WHAT YOU SHOULD DO
Among the entries below, extract exactly the lines that run from the one with "(dy, wc, dx)" through the one with "split = partials", both ends included.

MATERIAL TO PROCESS START

@@ -387,6 +405,18 @@
         partials = None
         if want_dw or want_db:
             partials = torch.empty(K * lib.pb_narrow_linear_bwd_blocks(M) * (N * J + N), dtype=torch.float32, device=dy.device)
+        prod, ctx.producer = ctx.producer, None
+        if (prod is not None and want_dx and any(prod.needs_input_grad) and FUSE_HEAD_BWD and PARALLEL_BACKWARD
+                and not SERIAL_GRAPH):
+            side = _side_stream(dy.device)
+            side.wait_stream(torch.cuda.current_stream(dy.device))
+            with torch.cuda.stream(side):
+                _lib.check(lib.pb_narrow_linear_bwd(K, M, N, J, xc.data_ptr(), M * J, wc.data_ptr(), dy.data_ptr(),
+                                                    dx.data_ptr(), _lib.ptr(dw), _lib.ptr(db), _lib.ptr(partials),
+                                                    side.cuda_stream), "pb_narrow_linear_bwd")
+            prod.pb_dq = (dy, wc, dx)
+            _join_or_defer(side, dy.device, dw, db, keep=(dx, partials))
+            return dx, dw, db, None
         split = partials is not None and want_dx and _JOINS["mode"] and PARALLEL_BACKWARD and not SERIAL_GRAPH
         _lib.check(lib.pb_narrow_linear_bwd(K, M, N, J, xc.data_ptr(), 0 if ctx.shared else M * J, wc.data_ptr(), dy.data_ptr(),
                                             _lib.ptr(dx), None if split else _lib.ptr(dw), None if split else _lib.ptr(db),
@@ -400,7 +430,7 @@
             _join_or_defer(side, dy.device, dw, db)
         if want_dx and ctx.shared:
             dx = sum_leading(dx)
-        return dx, dw, db
+        return dx, dw, db, None
 
 
 NARROW_MIN_ROWS = 32
@@ -479,7 +509,8 @@
         return _LinearTC.apply(x, w, b, 1 if relu else 0)
     if not relu and N <= NARROW_OUT and _narrow_eligible(x, w):
         ROUTES["linear:narrow"] += 1
-        return _NarrowLinear.apply(x, w, b)
+        producer = x.grad_fn if isinstance(x.grad_fn, _Linear._backward_cls) else None
+        return _NarrowLinear.apply(x, w, b, producer)
     if x.shape[-2] > FUSED_LINEAR_MAX_ROWS:
         ROUTES["fallthrough:baddbmm"] += 1
         xe = x.unsqueeze(0).expand(w.shape[0], -1, -1) if x.dim() == 2 else x
diff --git a/prism_b200/csrc/linear.cu b/prism_b200/csrc/linear.cu
--- a/prism_b200/csrc/linear.cu
+++ b/prism_b200/csrc/linear.cu
@@ -31,6 +31,8 @@
     int lda, ldb, ldc;
     int M, N, K;
     int n_seg, splits, act, m_tiles;
+    const float *dq, *w2;
+    int n_out;
 };
 
 template <bool KMAJOR>
@@ -393,7 +395,26 @@
     return KMAJOR ? tile[row * RS + k] : tile[k * (TM + PAD) + row];
 }
 
-template <bool A_KMAJOR, bool B_KMAJOR, bool ROWSUM, int STAGES>
+__device__ __forceinline__ void dq_tile(float *dst, const GemmArgs &g, int head, int row0, int k0, int t)
+{
+    const float *dq = g.dq + (size_t)head * g.M * g.n_out, *w2 = g.w2 + (size_t)head * g.n_out * g.K;
+#pragma unroll
+    for (int h = 0; h < 2; ++h) {
+        const int f = t + h * 256, row = f >> 3, kq = (f & 7) << 2;
+        float4 d = make_float4(0.f, 0.f, 0.f, 0.f);
+        if (row0 + row < g.M && k0 + kq < g.K) {
+            const float *q = dq + (size_t)(row0 + row) * g.n_out, *w = w2 + k0 + kq;
+            for (int n = 0; n < g.n_out; ++n) {
+                const float qn = __ldg(q + n);
+                const float4 wn = __ldg(reinterpret_cast<const float4 *>(w + (size_t)n * g.K));
+                d.x = fmaf(qn, wn.x, d.x); d.y = fmaf(qn, wn.y, d.y); d.z = fmaf(qn, wn.z, d.z); d.w = fmaf(qn, wn.w, d.w);
+            }
+        }
+        *reinterpret_cast<float4 *>(dst + row * RS + kq) = d;
+    }
+}
+
+template <bool A_KMAJOR, bool B_KMAJOR, bool ROWSUM, int STAGES, bool DQ = false>
 __global__ void __launch_bounds__(256, STAGES == 2 ? 4 : 3) gemm_async_kernel(GemmArgs g)
 {
     pdl_wait();
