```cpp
__global__ void __launch_bounds__(64) rp_intensity_f64_kernel(const int* __restrict__ labels, const int* __restrict__ bbox,
                                                              const double* __restrict__ inten, int C,
                                                              double* __restrict__ itable, int H, int W, int max_label) {
    const int plane = blockIdx.y, l = blockIdx.x, lane = threadIdx.x;
    const size_t li = (size_t)plane * max_label + l;
    const amt_box box = amt_load_box(bbox, li);
    const int y0 = box.y0, x0 = box.x0, y1 = box.y1, x1 = box.x1;
    double* out = itable + li * (size_t)C * 4;
    if (box.absent()) {
        amt_fill_row(out, C * 4, 0.0, lane);
        return;
    }
    const size_t n = (size_t)H * W;
    const int* lab = labels + (size_t)plane * n;
    for (int c = 0; c < C; ++c) {
        const double* img = inten + ((size_t)plane * C + c) * n;
        double s = 0.0, cnt = 0.0, mn = __longlong_as_double(0x7ff0000000000000ll), mx = -mn;
        for (int y = y0; y <= y1; ++y)
            for (int x = x0 + lane; x <= x1; x += 64)
                if (lab[(size_t)y * W + x] == l + 1) {
                    const double v = img[(size_t)y * W + x];
                    s += v;
                    cnt += 1.0;
                    mn = v < mn ? v : mn;
                    mx = v > mx ? v : mx;
                }
        s = amt_wave_sum(s);
        cnt = amt_wave_sum(cnt);
        mn = amt_wave_min(mn);
        mx = amt_wave_max(mx);
        const double mean = s / cnt;
        double q = 0.0;
        for (int y = y0; y <= y1; ++y)
            for (int x = x0 + lane; x <= x1; x += 64)
                if (lab[(size_t)y * W + x] == l + 1) {
                    const double d = img[(size_t)y * W + x] - mean;
                    q += d * d;
                }
        q = amt_wave_sum(q);
// ... 811 lines not shown
```

arcadia_microscopy_tools_amd/csrc/amt_watershed.hip:

```cpp
#include "amt_internal.h"
#include <hip/hip_ext.h>

enum { CLS_NONE = 0, CLS_UNIFORM = 1, CLS_S = 3, CLS_M = 4, CLS_M2 = 5, CLS_L = 6, CLS_X = 7, CLS_G = 9 };
constexpr int WS_NLISTS = CLS_X - CLS_S + 1;
constexpr int WS_CTR = 24;
enum {
    WS_CTR_X = 0,
    WS_CTR_HBM = 7,
    WS_CTR_HASG = 8,
    WS_CTR_WL = 9,
    WS_CTR_NCOMP = 16
};
constexpr int S_PX = 2048, S_NB = 512;
constexpr int M_PX = 4096, M_NB = 512;
constexpr int M2_PX = 8192, M2_NB = 1024;
constexpr int L_PX = 24576, L_NB = 2048;
constexpr int X_PX = 32512, X_NB = 2048;
constexpr int WS_BOX_BLOCKS = 64, WS_BOX_ROWS = 32;

struct comp_row {
    int cmax;
    int mcnt;
    int x0, y0, x1, y1;
    int labmin, labmax;
// ... 1522 lines not shown
}
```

MATERIAL TO PROCESS END

FINISHED TASK
+            prod.pb_dq = (dy, wc, dx)
+            _join_or_defer(side, dy.device, dw, db, keep=(dx, partials))
+            return dx, dw, db, None
         split = partials is not None and want_dx and _JOINS["mode"] and PARALLEL_BACKWARD and not SERIAL_GRAPH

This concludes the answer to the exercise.